Stored items:
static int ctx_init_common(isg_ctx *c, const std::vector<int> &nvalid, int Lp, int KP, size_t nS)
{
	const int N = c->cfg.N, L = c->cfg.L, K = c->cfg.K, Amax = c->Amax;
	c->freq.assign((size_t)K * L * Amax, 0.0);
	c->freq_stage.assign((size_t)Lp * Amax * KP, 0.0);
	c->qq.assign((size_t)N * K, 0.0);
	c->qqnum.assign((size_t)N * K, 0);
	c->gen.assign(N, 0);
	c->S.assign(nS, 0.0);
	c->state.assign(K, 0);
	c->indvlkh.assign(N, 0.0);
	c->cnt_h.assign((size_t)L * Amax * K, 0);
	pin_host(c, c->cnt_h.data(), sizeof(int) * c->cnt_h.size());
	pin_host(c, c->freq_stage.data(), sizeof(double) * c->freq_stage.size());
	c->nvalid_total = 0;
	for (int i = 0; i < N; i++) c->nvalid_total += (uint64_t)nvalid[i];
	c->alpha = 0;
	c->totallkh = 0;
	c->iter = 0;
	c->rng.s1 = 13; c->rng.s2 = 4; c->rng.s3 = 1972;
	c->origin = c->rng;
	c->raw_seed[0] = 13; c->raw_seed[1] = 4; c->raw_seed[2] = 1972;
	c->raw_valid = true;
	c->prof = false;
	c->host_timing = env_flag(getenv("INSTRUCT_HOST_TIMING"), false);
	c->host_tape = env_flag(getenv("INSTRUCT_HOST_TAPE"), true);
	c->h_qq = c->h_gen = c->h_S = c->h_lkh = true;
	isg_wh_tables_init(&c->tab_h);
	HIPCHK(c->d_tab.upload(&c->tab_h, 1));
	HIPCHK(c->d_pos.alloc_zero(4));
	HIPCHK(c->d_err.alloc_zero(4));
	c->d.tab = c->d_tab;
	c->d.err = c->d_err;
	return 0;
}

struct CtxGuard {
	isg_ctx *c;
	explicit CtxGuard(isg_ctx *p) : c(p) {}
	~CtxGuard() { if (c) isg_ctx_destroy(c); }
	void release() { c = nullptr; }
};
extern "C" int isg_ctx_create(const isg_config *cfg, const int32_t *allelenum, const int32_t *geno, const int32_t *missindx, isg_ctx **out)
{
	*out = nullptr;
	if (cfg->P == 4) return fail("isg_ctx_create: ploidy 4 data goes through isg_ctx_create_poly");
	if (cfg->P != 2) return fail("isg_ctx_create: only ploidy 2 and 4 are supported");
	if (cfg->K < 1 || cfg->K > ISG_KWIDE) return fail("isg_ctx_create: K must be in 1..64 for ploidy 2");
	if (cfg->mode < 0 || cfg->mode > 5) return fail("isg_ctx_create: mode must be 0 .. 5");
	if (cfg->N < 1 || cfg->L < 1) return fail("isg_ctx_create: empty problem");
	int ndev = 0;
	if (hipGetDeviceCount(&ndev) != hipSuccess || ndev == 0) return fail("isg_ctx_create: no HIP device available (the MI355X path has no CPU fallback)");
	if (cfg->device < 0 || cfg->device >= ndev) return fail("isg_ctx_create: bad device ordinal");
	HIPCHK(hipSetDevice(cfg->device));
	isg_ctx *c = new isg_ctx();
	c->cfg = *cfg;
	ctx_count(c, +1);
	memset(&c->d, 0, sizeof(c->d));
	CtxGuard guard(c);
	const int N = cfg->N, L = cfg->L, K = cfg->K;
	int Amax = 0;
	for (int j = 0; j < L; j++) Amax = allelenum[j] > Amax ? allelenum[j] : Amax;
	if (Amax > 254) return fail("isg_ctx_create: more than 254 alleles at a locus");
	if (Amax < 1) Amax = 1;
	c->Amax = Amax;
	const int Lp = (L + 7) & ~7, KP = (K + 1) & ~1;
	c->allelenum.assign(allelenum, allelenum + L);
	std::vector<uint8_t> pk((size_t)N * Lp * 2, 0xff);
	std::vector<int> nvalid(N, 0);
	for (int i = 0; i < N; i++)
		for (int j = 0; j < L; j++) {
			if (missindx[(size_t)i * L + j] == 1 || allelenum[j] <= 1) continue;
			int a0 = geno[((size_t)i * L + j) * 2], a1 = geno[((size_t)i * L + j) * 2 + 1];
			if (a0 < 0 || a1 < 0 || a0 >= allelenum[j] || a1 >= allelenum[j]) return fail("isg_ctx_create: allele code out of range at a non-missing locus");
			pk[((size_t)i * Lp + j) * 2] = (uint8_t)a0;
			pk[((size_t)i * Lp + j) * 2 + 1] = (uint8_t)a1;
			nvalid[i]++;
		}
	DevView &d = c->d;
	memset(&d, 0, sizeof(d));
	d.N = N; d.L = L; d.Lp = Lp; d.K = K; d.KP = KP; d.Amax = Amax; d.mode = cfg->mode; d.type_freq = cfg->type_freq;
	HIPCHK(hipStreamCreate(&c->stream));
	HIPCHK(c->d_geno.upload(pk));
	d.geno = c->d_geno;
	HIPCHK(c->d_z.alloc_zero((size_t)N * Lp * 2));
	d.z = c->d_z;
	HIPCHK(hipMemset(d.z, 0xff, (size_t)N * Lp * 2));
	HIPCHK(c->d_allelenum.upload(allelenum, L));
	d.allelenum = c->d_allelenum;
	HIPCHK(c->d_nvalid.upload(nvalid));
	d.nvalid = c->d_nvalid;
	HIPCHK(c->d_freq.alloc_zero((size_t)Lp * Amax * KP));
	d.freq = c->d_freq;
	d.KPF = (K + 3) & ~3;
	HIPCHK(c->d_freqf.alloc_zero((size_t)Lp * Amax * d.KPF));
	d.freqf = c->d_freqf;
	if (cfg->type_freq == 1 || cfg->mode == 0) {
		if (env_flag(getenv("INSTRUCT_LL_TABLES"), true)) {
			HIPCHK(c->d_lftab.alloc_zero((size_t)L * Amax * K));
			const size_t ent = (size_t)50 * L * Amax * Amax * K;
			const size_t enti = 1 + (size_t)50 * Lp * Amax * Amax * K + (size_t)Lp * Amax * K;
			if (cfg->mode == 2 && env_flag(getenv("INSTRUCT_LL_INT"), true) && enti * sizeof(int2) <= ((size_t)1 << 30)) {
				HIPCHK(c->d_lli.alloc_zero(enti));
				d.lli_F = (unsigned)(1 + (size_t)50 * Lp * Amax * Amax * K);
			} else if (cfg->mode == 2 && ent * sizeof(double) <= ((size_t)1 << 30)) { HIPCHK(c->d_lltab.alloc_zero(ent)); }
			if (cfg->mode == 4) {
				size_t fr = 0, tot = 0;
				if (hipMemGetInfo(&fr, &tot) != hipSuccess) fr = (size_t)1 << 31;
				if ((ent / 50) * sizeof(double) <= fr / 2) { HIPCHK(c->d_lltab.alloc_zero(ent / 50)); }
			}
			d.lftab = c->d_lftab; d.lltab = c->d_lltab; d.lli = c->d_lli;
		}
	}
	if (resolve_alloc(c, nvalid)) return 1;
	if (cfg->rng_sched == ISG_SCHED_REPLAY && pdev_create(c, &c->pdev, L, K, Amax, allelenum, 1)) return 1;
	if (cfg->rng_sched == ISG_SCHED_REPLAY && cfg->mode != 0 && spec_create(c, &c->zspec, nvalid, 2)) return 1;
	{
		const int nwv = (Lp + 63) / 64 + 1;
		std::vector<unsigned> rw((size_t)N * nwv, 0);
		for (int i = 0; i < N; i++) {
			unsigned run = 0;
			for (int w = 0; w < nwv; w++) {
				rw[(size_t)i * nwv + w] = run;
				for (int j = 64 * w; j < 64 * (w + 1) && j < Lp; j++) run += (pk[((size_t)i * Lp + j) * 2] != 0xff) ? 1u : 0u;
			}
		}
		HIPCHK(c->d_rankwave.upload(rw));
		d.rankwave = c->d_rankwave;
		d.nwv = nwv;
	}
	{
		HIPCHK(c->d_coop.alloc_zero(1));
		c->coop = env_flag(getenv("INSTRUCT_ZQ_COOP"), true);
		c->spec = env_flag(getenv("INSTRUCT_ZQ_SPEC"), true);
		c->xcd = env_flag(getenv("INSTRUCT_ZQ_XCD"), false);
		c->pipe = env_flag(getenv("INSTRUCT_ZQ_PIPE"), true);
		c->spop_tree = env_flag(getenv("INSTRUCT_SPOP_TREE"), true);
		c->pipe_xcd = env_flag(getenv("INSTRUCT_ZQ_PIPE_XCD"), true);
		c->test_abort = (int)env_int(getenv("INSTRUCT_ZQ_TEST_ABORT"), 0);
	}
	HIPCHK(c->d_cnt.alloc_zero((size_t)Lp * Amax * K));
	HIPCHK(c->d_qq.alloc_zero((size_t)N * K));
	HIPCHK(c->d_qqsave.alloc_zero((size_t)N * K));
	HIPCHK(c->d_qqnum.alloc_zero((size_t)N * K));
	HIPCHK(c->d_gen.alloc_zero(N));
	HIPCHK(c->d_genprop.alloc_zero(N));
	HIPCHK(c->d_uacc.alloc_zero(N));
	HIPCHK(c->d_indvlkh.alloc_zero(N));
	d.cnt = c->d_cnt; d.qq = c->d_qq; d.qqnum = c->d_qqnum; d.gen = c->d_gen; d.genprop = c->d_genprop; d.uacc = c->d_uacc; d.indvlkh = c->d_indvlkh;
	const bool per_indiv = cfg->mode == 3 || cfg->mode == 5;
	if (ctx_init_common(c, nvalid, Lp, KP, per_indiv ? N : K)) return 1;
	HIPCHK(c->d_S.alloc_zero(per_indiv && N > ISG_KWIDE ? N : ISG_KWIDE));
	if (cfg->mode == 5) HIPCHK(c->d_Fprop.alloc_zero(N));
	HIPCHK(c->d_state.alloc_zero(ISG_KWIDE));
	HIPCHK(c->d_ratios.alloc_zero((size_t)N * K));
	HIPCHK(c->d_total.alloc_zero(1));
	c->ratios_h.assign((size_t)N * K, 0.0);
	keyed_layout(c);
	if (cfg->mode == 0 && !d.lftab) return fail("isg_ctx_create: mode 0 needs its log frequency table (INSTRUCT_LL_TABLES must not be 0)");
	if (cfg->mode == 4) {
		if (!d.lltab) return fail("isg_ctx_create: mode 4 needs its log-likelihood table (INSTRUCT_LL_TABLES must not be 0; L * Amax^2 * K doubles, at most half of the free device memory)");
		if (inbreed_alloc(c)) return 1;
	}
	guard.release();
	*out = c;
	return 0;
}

Task description ▸ Reproduce each line from the records that contains the word "unsigned".

Answer below ▸
				d.lli_F = (unsigned)(1 + (size_t)50 * Lp * Amax * Amax * K);
		std::vector<unsigned> rw((size_t)N * nwv, 0);
			unsigned run = 0;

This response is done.